» **Exercise description**: Take the lines below between the one holding "uint32_t *xj; unsigned" and the one holding "if (a.join_local &&", inclusive, and copy them exactly. Add nothing.

» **Stored items**:
int64_t fc_x6_weight_image_bytes(int K, int R, int C) { return (int64_t)K * R * C * 6; }

int fc_x6_weight_image(const float* W, void* img, int K, int R, int C, int transposed, hipStream_t stream) {
  if (K < 1 || R < 32 || C < 64 || R % 32 != 0 || C % 64 != 0) return FC_EINVAL;
  const int64_t total = (int64_t)K * (R / 32) * (C / 64) * 256;
  const unsigned nb = (unsigned)fc_cdiv(total, 256);
  if (split_mode() == 2) {
    FC_HIP(hipMemsetAsync((char*)img + 4 * X6_IMG_AMAX_WORD, 0, FC_AMAX_SLOT_BYTES, stream));
    k_x6_weight_image<3><<<nb, 256, 0, stream>>>(W, (u32x4*)img, K, R, C, transposed);
    k_x6_weight_image<2><<<nb, 256, 0, stream>>>(W, (u32x4*)img, K, R, C, transposed);
  } else {
    k_x6_weight_image<0><<<nb, 256, 0, stream>>>(W, (u32x4*)img, K, R, C, transposed);
  }
  FC_CHECK_LAUNCH();
  return FC_OK;
}

int fc_x6_weight_images(const int64_t* desc, int n, int64_t total_blocks, hipStream_t stream) {
  if (!desc || n < 1 || total_blocks < 1 || total_blocks > 0x7fffffffll) return FC_EINVAL;
  const long long* d = reinterpret_cast<const long long*>(desc);
  if (split_mode() == 2) {
    k_x6_weight_images<4><<<(unsigned)fc_cdiv(n, 4), 256, 0, stream>>>(d, n);
    k_x6_weight_images<3><<<(unsigned)total_blocks, 256, 0, stream>>>(d, n);
    k_x6_weight_images<2><<<(unsigned)total_blocks, 256, 0, stream>>>(d, n);
  } else {
    k_x6_weight_images<0><<<(unsigned)total_blocks, 256, 0, stream>>>(d, n);
  }
  FC_CHECK_LAUNCH();
  return FC_OK;
}

}

template <int BMc, int BNc, bool HAS_NBR, int BKR, bool PAIRS>
__global__ __launch_bounds__(256, 2) void k_wgrad_mfma(const float* __restrict__ in, const float* __restrict__ gout,
                                                    const int* __restrict__ nbr, const int* __restrict__ row_index,
                                                    const int* __restrict__ cnt,
                                                    float* __restrict__ part, int64_t n_out, int K, int Cin, int Cout,
                                                    int64_t rows_per_split) {
  constexpr int TM = BMc / 64, TN = BNc / 64;
  constexpr int AR = BMc * BKR / 1024, GR = BNc * BKR / 1024;
  __shared__ __attribute__((aligned(16))) float As[BKR * BMc];
  __shared__ __attribute__((aligned(16))) float Gs[BKR * BNc];
  const int tid = threadIdx.x, lane = tid & 63, wave = tid >> 6;
  const int wr = wave >> 1, wc = wave & 1;
  const int r = lane & 31, h = lane >> 5;
  const int tiles_n = Cout / BNc, tiles_m = Cin / BMc;
  int y = blockIdx.y;
  const int tn = y % tiles_n; y /= tiles_n;
  const int tm = y % tiles_m; y /= tiles_m;
  const int k = y;
  const int ci0 = tm * BMc, co0 = tn * BNc;
  int64_t total = n_out;
  if (PAIRS) {
    total = cnt[k];
    rows_per_split = ((total + gridDim.x - 1) / gridDim.x + BKR - 1) / BKR * BKR;
  }
  const int64_t r_begin = (int64_t)blockIdx.x * rows_per_split;
  int64_t r_end = r_begin + rows_per_split;
  if (r_end > total) r_end = total;

  f32x16 acc[TM][TN];
#pragma unroll
  for (int i = 0; i < TM; ++i)
#pragma unroll
    for (int j = 0; j < TN; ++j)
#pragma unroll
      for (int e = 0; e < 16; ++e) acc[i][j][e] = 0.f;

  f32x4 av[AR], gv[GR];
  auto load_chunk = [&](int64_t rb) {
    int src[AR];
#pragma unroll
    for (int i = 0; i < AR; ++i) {
      int lin = tid + 256 * i;
      int rr = lin / (BMc / 4);
      int64_t row = rb + rr;
      int64_t rc = row < r_end ? row : r_end - 1;
      int t = HAS_NBR ? nbr[(int64_t)k * n_out + rc] : (int)rc;
      src[i] = row < r_end ? t : -1;
    }
#pragma unroll
    for (int i = 0; i < GR; ++i) {
      int lin = tid + 256 * i;
      int rr = lin / (BNc / 4), c4 = lin % (BNc / 4);
      int64_t row = rb + rr;
      int64_t rc = row < r_end ? row : r_end - 1;
      if (PAIRS) rc = row_index[(int64_t)k * n_out + rc];
      const float* gp = row < r_end ? gout + rc * Cout + co0 + c4 * 4 : g_zero_row + (c4 & 15) * 4;
      gv[i] = *reinterpret_cast<const f32x4*>(gp);
    }
#pragma unroll
    for (int i = 0; i < AR; ++i) {
      int lin = tid + 256 * i;
      int c4 = lin % (BMc / 4);
      const float* ap = src[i] < 0 ? g_zero_row + (c4 & 15) * 4 : in + (int64_t)src[i] * Cin + ci0 + c4 * 4;
      av[i] = *reinterpret_cast<const f32x4*>(ap);
    }
  };
  if (r_begin < r_end) load_chunk(r_begin);
  for (int64_t rb = r_begin; rb < r_end; rb += BKR) {
    __syncthreads();
#pragma unroll
    for (int i = 0; i < AR; ++i) {
      int lin = tid + 256 * i;
      int rr = lin / (BMc / 4), c4 = lin % (BMc / 4);
      *reinterpret_cast<f32x4*>(&As[rr * BMc + c4 * 4]) = av[i];
    }
#pragma unroll
    for (int i = 0; i < GR; ++i) {
      int lin = tid + 256 * i;
      int rr = lin / (BNc / 4), c4 = lin % (BNc / 4);
      *reinterpret_cast<f32x4*>(&Gs[rr * BNc + c4 * 4]) = gv[i];
    }
    __syncthreads();
    if (rb + BKR < r_end) load_chunk(rb + BKR);
#pragma unroll
    for (int q = 0; q < BKR / 8; ++q) {
      float a[TM][4], b[TN][4];
#pragma unroll
      for (int e = 0; e < 4; ++e) {
#pragma unroll
        for (int i = 0; i < TM; ++i) a[i][e] = As[(8 * q + 4 * h + e) * BMc + wr * (BMc / 2) + i * 32 + r];
#pragma unroll
        for (int j = 0; j < TN; ++j) b[j][e] = Gs[(8 * q + 4 * h + e) * BNc + wc * (BNc / 2) + j * 32 + r];
      }
#pragma unroll
      for (int e = 0; e < 4; ++e)
#pragma unroll
        for (int i = 0; i < TM; ++i)
#pragma unroll
          for (int j = 0; j < TN; ++j) acc[i][j] = __builtin_amdgcn_mfma_f32_32x32x2f32(a[i][e], b[j][e], acc[i][j], 0, 0, 0);
    }
  }
  float* dst = part + ((int64_t)blockIdx.x * K + k) * Cin * Cout;
#pragma unroll
  for (int i = 0; i < TM; ++i)
#pragma unroll
    for (int j = 0; j < TN; ++j)
#pragma unroll
      for (int e = 0; e < 16; ++e) {
        int row = ci0 + wr * (BMc / 2) + i * 32 + (e & 3) + 8 * (e >> 2) + 4 * h;
        int col = co0 + wc * (BNc / 2) + j * 32 + r;
        dst[(int64_t)row * Cout + col] = acc[i][j][e];
      }
}
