@@ -1623,16 +1625,16 @@
         launch_ks_inner(c_.dt, sh, accQ, accP, ext, relin_key->d, c_ntt, s);
         launch_affine_acc(c_.dt, sh, accQ, d[0]->d, sadj.empty() ? nullptr : sadj[0]->d, cst, cadd != 0.0 ? 1 : 0, f, c_.d_pmod, s);
         if (f == 2) launch_ew_add(c_.dt, accP, accP, accP, B * 2 * K, B * 2 * K, L1, K, s);
-        c_.ntt(LimbBatch{accP, B * 2 * K, nullptr, L1, K}, true);
+        c_.ks_intt(LimbBatch{accP, B * 2 * K, nullptr, L1, K});
         u64* top = c_.dalloc<u64>((size_t)B * 2 * N);
         {
             LimbBatch tb{top, B * 2, nullptr, ell - 1, 1, accQ + (size_t)(ell - 1) * N};
             tb.src_group = 1;
             tb.src_group_stride = pn;
-            c_.ntt(tb, true);
+            c_.ks_intt(tb);
         }
         u64* conv = c_.dalloc<u64>((size_t)B * 2 * (ell - 1) * N);
-        launch_moddown_rescale_conv(c_.dt, sh, conv, accP, top, lt.md_hatinv, lt.md_hatmod, lt.md_mmod, s);
+        launch_moddown_rescale_conv(c_.dt, sh, conv, accP, top, c_.md_hatinv_ks(lt), lt.md_hatmod, lt.md_mmod, s);
         std::vector<CtPtr> o = new_ct_batch(B, 2, ell - 1, 1, 0, x[first]->slots);
         moddown_rescale_finish(sh, o[0]->d, accQ, conv, lt.md_minv);
         launch_ok("mult_affine_rescale_batch");
diff --git a/fhe-linformer_amd/csrc/kernels.h b/fhe-linformer_amd/csrc/kernels.h
--- a/fhe-linformer_amd/csrc/kernels.h
+++ b/fhe-linformer_amd/csrc/kernels.h
@@ -21,6 +21,7 @@
     bool lazy_out = false;
     const u64* lift_qlm = nullptr;
     int lift_limb = -1;
+    bool no_ninv = false;
 };
 
 struct DeviceTables {
diff --git a/fhe-linformer_amd/csrc/kernels_elem.h b/fhe-linformer_amd/csrc/kernels_elem.h
--- a/fhe-linformer_amd/csrc/kernels_elem.h
+++ b/fhe-linformer_amd/csrc/kernels_elem.h
@@ -66,6 +66,7 @@
     size_t a_stride[MAX_A] = {};
     size_t out_stride[MAX_G] = {};
     u32 pmask[MAX_G] = {};
+    bool redc = true;
 };
 void launch_ew_dot_groups(const DeviceTables& t, const EwDotGroups& d, hipStream_t s);
 struct EwCyclic {
diff --git a/fhe-linformer_amd/csrc/kernels_elem.hip b/fhe-linformer_amd/csrc/kernels_elem.hip
--- a/fhe-linformer_amd/csrc/kernels_elem.hip
+++ b/fhe-linformer_amd/csrc/kernels_elem.hip
@@ -88,7 +88,35 @@
     reinterpret_cast<u64x2*>(out)[(size_t)v * row + n2] = r;
 }
 
-template <int NA>
+template <bool REDC>
+__device__ __forceinline__ u64 dot_operand(u64 x, u64 q, u64 r, u64 rs) {
+    if constexpr (REDC) return pack30(mul_shoup(x, r, rs, q));
+    else return x;
+}
+template <bool REDC>
+struct DotAcc {
+    Acc128 w = {0, 0};
+    Acc30 s = {0, 0, 0};
+};
+template <bool REDC>
+__device__ __forceinline__ void dot_mac(DotAcc<REDC>& acc, u64 a, u64 p) {
+    if constexpr (REDC) mac30(acc.s, (u32)a, (u32)(a >> 32), (u32)p & 0x3FFFFFFFu, (u32)(p >> 30));
+    else acc_mac(acc.w, a, p);
+}
+template <bool REDC>
+__device__ __forceinline__ void dot_flush(DotAcc<REDC>& acc) {
+    if constexpr (REDC) {
+        acc30_flush(acc.s, acc.w.lo, acc.w.hi);
+        acc.s = Acc30{0, 0, 0};
+    }
+}
+template <bool REDC>
+__device__ __forceinline__ u64 dot_finish(const DotAcc<REDC>& acc, const Barrett& br, u64 qinv) {
+    if constexpr (REDC) return redc128(acc.w.lo, acc.w.hi, br.q, qinv);
+    else return barrett_reduce128(acc.w.lo, acc.w.hi, br);
+}
+
+template <int NA, bool REDC>
 __global__ __launch_bounds__(256) __attribute__((amdgpu_waves_per_eu(NA <= 8 ? 4 : 3))) void ew_dot_groups_kernel(DeviceTables t, EwDotGroups d) {
     const unsigned nx = gridDim.x, nblk = gridDim.x * gridDim.y;
     unsigned id = blockIdx.y * nx + blockIdx.x;
@@ -98,12 +126,21 @@
     const int xb = (int)(rest % (unsigned)d.nbatch);
     const int bx = (int)((rest / (unsigned)d.nbatch) % nx), tt = (int)((rest / (unsigned)d.nbatch) / nx);
     const Barrett br = load_barrett(t, tt);
+    const u64 qinv = REDC ? t.qinv[tt] : 0;
     const size_t n2 = (size_t)bx * 256 + threadIdx.x;
     const size_t row = ((size_t)1 << t.log_n) >> 1;
     const size_t op = (size_t)tt * row + n2, oc = (size_t)(comp * d.ell + tt) * row + n2;
     u64x2 a[NA];
 #pragma unroll
     for (int b = 0; b < NA; ++b) a[b] = reinterpret_cast<const u64x2*>(d.a[b] + (size_t)xb * d.a_stride[b])[oc];
+    if constexpr (REDC) {
+        const u64 r = t.mont[2 * tt], rs = t.mont[2 * tt + 1];
+#pragma unroll
+        for (int b = 0; b < NA; ++b) {
+            a[b].x = dot_operand<REDC>(a[b].x, br.q, r, rs);
+            a[b].y = dot_operand<REDC>(a[b].y, br.q, r, rs);
+        }
+    }
     if constexpr (NA <= 8) {
         u64x2 w[NA], wn[NA];
 #pragma unroll
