struct JoinArgs { uint32_t *xj; unsigned long long *xcut; uint32_t *xerr; int E, t_cap, team_recut, join_floor, join_ovh, join_local; unsigned long long team_timeout; };
__device__ __forceinline__ uint4 find_team(const JoinArgs a, uint32_t *sc)
{
    typedef unsigned long long u64;
    const int tid = threadIdx.x, wave = tid >> 6, lane = tid & 63, n_waves = blockDim.x >> 6, nthr = blockDim.x;
    const int E = a.E;
    const uint4 none = make_uint4(0xFFFFFFFFu, 0, 0, 0);
    const uint32_t my_xcc = (uint32_t)__builtin_amdgcn_s_getreg((20 << 0) | (0 << 6) | (31 << 11)) & 15u;
    const unsigned long long t_start = __builtin_amdgcn_s_memrealtime();
    __syncthreads();
    for (;;) {
        uint32_t best = 0, best_e = 0;
        for (int i = tid; i < E; i += nthr) {
            const uint32_t cnt = __hip_atomic_load(a.xj + i, __ATOMIC_RELAXED, __HIP_MEMORY_SCOPE_AGENT);
            const uint32_t b = __hip_atomic_load(a.xj + E + i, __ATOMIC_RELAXED, __HIP_MEMORY_SCOPE_AGENT);
            const long long c = cnt & 0xFFFFu;
            if ((cnt & kJoinClosed) || !b || c >= a.t_cap || c == 0) continue;
            if (a.join_local && __hip_atomic_load(a.xj + 2 * E + 2 + i, __ATOMIC_RELAXED, __HIP_MEMORY_SCOPE_AGENT) != my_xcc) continue;
            const long long per = (long long)(b >> 14) << 4, left = b & 0x3FFFu;
            if (left <= 2 * a.team_recut) continue;
            const long long share_now = per / c, share_join = per / (c + 1);
            const long long now_t = c == 1 ? per : (share_now > a.join_floor ? share_now : a.join_floor) + a.join_ovh;
            const long long join_t = (share_join > a.join_floor ? share_join : a.join_floor) + a.join_ovh;
            if (join_t * 8 >= now_t * 7) continue;
            const long long fin = (now_t * left) >> 8;
            const uint32_t score = fin > 0xFFFFFFFFll ? 0xFFFFFFFFu : (fin < 1 ? 1u : (uint32_t)fin);
            if (score > best) { best = score; best_e = (uint32_t)i; }
        }
        const uint32_t wm = wave_umax(best);
        const int src = __ffsll((long long)__ballot(best == wm)) - 1;
        const uint32_t we = (uint32_t)__builtin_amdgcn_readlane((int)best_e, src);
        if (lane == 0) { sc[wave * 2] = wm; sc[wave * 2 + 1] = we; }
        __syncthreads();
        uint32_t bs = 0, be = 0;
        for (int w = 0; w < n_waves; ++w) { const uint32_t v = sc[2 * w]; if (v > bs) { bs = v; be = sc[2 * w + 1]; } }
        if (tid == 0 && bs == 0) sc[40] = __hip_atomic_load(a.xj + 2 * E, __ATOMIC_RELAXED, __HIP_MEMORY_SCOPE_AGENT);
        __syncthreads();
        if (bs == 0) {
            const uint32_t closed = sc[40];
            __syncthreads();
            if (closed >= (uint32_t)E) return none;
            if (__builtin_amdgcn_s_memrealtime() - t_start > a.team_timeout) return none;
            for (int q = 0; q < 8; ++q) __builtin_amdgcn_s_sleep(127);
            continue;
        }
        if (tid == 0) {
            uint32_t res = 0xFFFFFFFFu;
            const uint32_t old = atomicAdd(a.xj + be, 1u);
            if (!(old & kJoinClosed) && (old & 0xFFFFu) < (uint32_t)a.t_cap) {
                const uint32_t idx = old & 0xFFFFu;
                const unsigned long long t0 = __builtin_amdgcn_s_memrealtime();
                for (;;) {
                    const u64 x = __hip_atomic_load(a.xcut + be, __ATOMIC_RELAXED, __HIP_MEMORY_SCOPE_AGENT);
                    if (x == ~0ull) break;
                    if ((uint32_t)((x >> 24) & 0xFFu) > idx) { res = idx; sc[42] = (uint32_t)((x >> 24) & 0xFFu); sc[43] = (uint32_t)(x & 0xFFFFFFu); break; }
                    __builtin_amdgcn_s_sleep(16);
                    if (__builtin_amdgcn_s_memrealtime() - t0 > a.team_timeout) {
                        *reinterpret_cast<volatile uint32_t *>(a.xerr) = 1u;
                        res = 0xFFFFFFFEu;
                        break;
                    }
                }
            }
            sc[41] = res;
        }
        __syncthreads();
        const uint32_t res = sc[41], tn = sc[42], s0 = sc[43];
        __syncthreads();
        if (res == 0xFFFFFFFEu) return none;
        if (res == 0xFFFFFFFFu) continue;
        __builtin_amdgcn_fence(__ATOMIC_ACQUIRE, "agent");
        return make_uint4(be, res, tn, s0);
    }
}
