struct WImg {
  int64_t k_hi = 0, k_lo = 0, mn_hi = 0, mn_lo = 0;
  int kb = 0;
};
// ... 1174 lines not shown
  const int C2 = 2 * (D.type_dim + D.addr_dim);
  const bool one_pass = S <= 4 && H4 <= 2048;
  int max_rows = 0;
  for (int s = 0; s < d.NS; ++s) max_rows = b->step_nrows_host[s] > max_rows ? b->step_nrows_host[s] : max_rows;
  if (one_pass) {
    int slab = (d.R + 2 * PPB_NUM_SMS - 1) / (2 * PPB_NUM_SMS);
    slab = slab < 4 ? 4 : (slab > kRedSlab ? kRedSlab : slab);
    const dim3 g((max_rows + slab - 1) / slab, d.NS);
    const float* wt = d.T > 1 ? w.w_smp_t : w.p_step;
    if (H4 <= 1024)
      k_dgates_reduce<4><<<g, 256, 0, st>>>(dgates, wt, w.smp_emb, b->values, b->step_prev_addr, b->step_row0, b->step_nrows,
                                            b->row_prev, net->d_addrs, H4, S, I, E, w.d_pstep, grad, D.w_ih_off, slab);
    else
      k_dgates_reduce<8><<<g, 256, 0, st>>>(dgates, wt, w.smp_emb, b->values, b->step_prev_addr, b->step_row0, b->step_nrows,
                                            b->row_prev, net->d_addrs, H4, S, I, E, w.d_pstep, grad, D.w_ih_off, slab);
    PPB_LAUNCH_CHECK();
  } else {
    dim3 g((H4 + 31) / 32, d.NS);
    k_step_colsum<<<g, 256, 0, st>>>(dgates, b->step_row0, b->step_nrows, H4, w.d_pstep);
    PPB_LAUNCH_CHECK();
  }
  {
    const int jbs = (C2 + 31) / 32;
    int zsplit = PPB_NUM_SMS / 2 / (jbs * d.NS);
    zsplit = zsplit < 1 ? 1 : (zsplit > 16 ? 16 : zsplit);
    const int nx = jbs * d.NS * zsplit;
    const int nw = (int)(((int64_t)H4 * C2 + H4 + 255) / 256);
    k_pstep_bwd<<<nx + nw, 256, 0, st>>>(w.d_pstep, arena + D.w_ih_off, w.emb_cat, net->d_addrs, net->d_type_off, b->step_addr,
                                         b->step_prev_addr, d.NS, H4, I, E + S, D.type_dim, D.addr_dim, zsplit, nx, grad,
                                         D.w_ih_off, D.b_ih_off, D.b_hh_off);
    PPB_LAUNCH_CHECK();
  }
  if (d.T > 1 && !one_pass) {
    const int slab = 64;
    k_smp_bwd_seg<<<dim3((max_rows + slab - 1) / slab, d.NS), 128, 0, st>>>(dgates, w.w_smp_t, w.smp_emb, b->values,
                                                                           b->step_prev_addr, b->step_row0, b->step_nrows,
                                                                           b->row_prev, net->d_addrs, H4, S, slab, grad);
    PPB_LAUNCH_CHECK();
    int rpb = 1024;
    dim3 g((H4 + 255) / 256, (d.R + rpb - 1) / rpb);
    k_wsmp_grad<<<g, 256, 0, st>>>(dgates, w.smp_emb, d.R, H4, S, I, E, grad + D.w_ih_off, rpb);
    PPB_LAUNCH_CHECK();
  }
  return PPB_OK;
}

}

#include "net_tc.inc"
#include "net_ff.inc"

namespace {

» **Expected answer**:
struct JoinArgs { uint32_t *xj; unsigned long long *xcut; uint32_t *xerr; int E, t_cap, team_recut, join_floor, join_ovh, join_local; unsigned long long team_timeout; };
__device__ __forceinline__ uint4 find_team(const JoinArgs a, uint32_t *sc)
{
    typedef unsigned long long u64;
    const int tid = threadIdx.x, wave = tid >> 6, lane = tid & 63, n_waves = blockDim.x >> 6, nthr = blockDim.x;
    const int E = a.E;
    const uint4 none = make_uint4(0xFFFFFFFFu, 0, 0, 0);
    const uint32_t my_xcc = (uint32_t)__builtin_amdgcn_s_getreg((20 << 0) | (0 << 6) | (31 << 11)) & 15u;
    const unsigned long long t_start = __builtin_amdgcn_s_memrealtime();
    __syncthreads();
    for (;;) {
        uint32_t best = 0, best_e = 0;
        for (int i = tid; i < E; i += nthr) {
            const uint32_t cnt = __hip_atomic_load(a.xj + i, __ATOMIC_RELAXED, __HIP_MEMORY_SCOPE_AGENT);
            const uint32_t b = __hip_atomic_load(a.xj + E + i, __ATOMIC_RELAXED, __HIP_MEMORY_SCOPE_AGENT);
            const long long c = cnt & 0xFFFFu;
            if ((cnt & kJoinClosed) || !b || c >= a.t_cap || c == 0) continue;
            if (a.join_local && __hip_atomic_load(a.xj + 2 * E + 2 + i, __ATOMIC_RELAXED, __HIP_MEMORY_SCOPE_AGENT) != my_xcc) continue;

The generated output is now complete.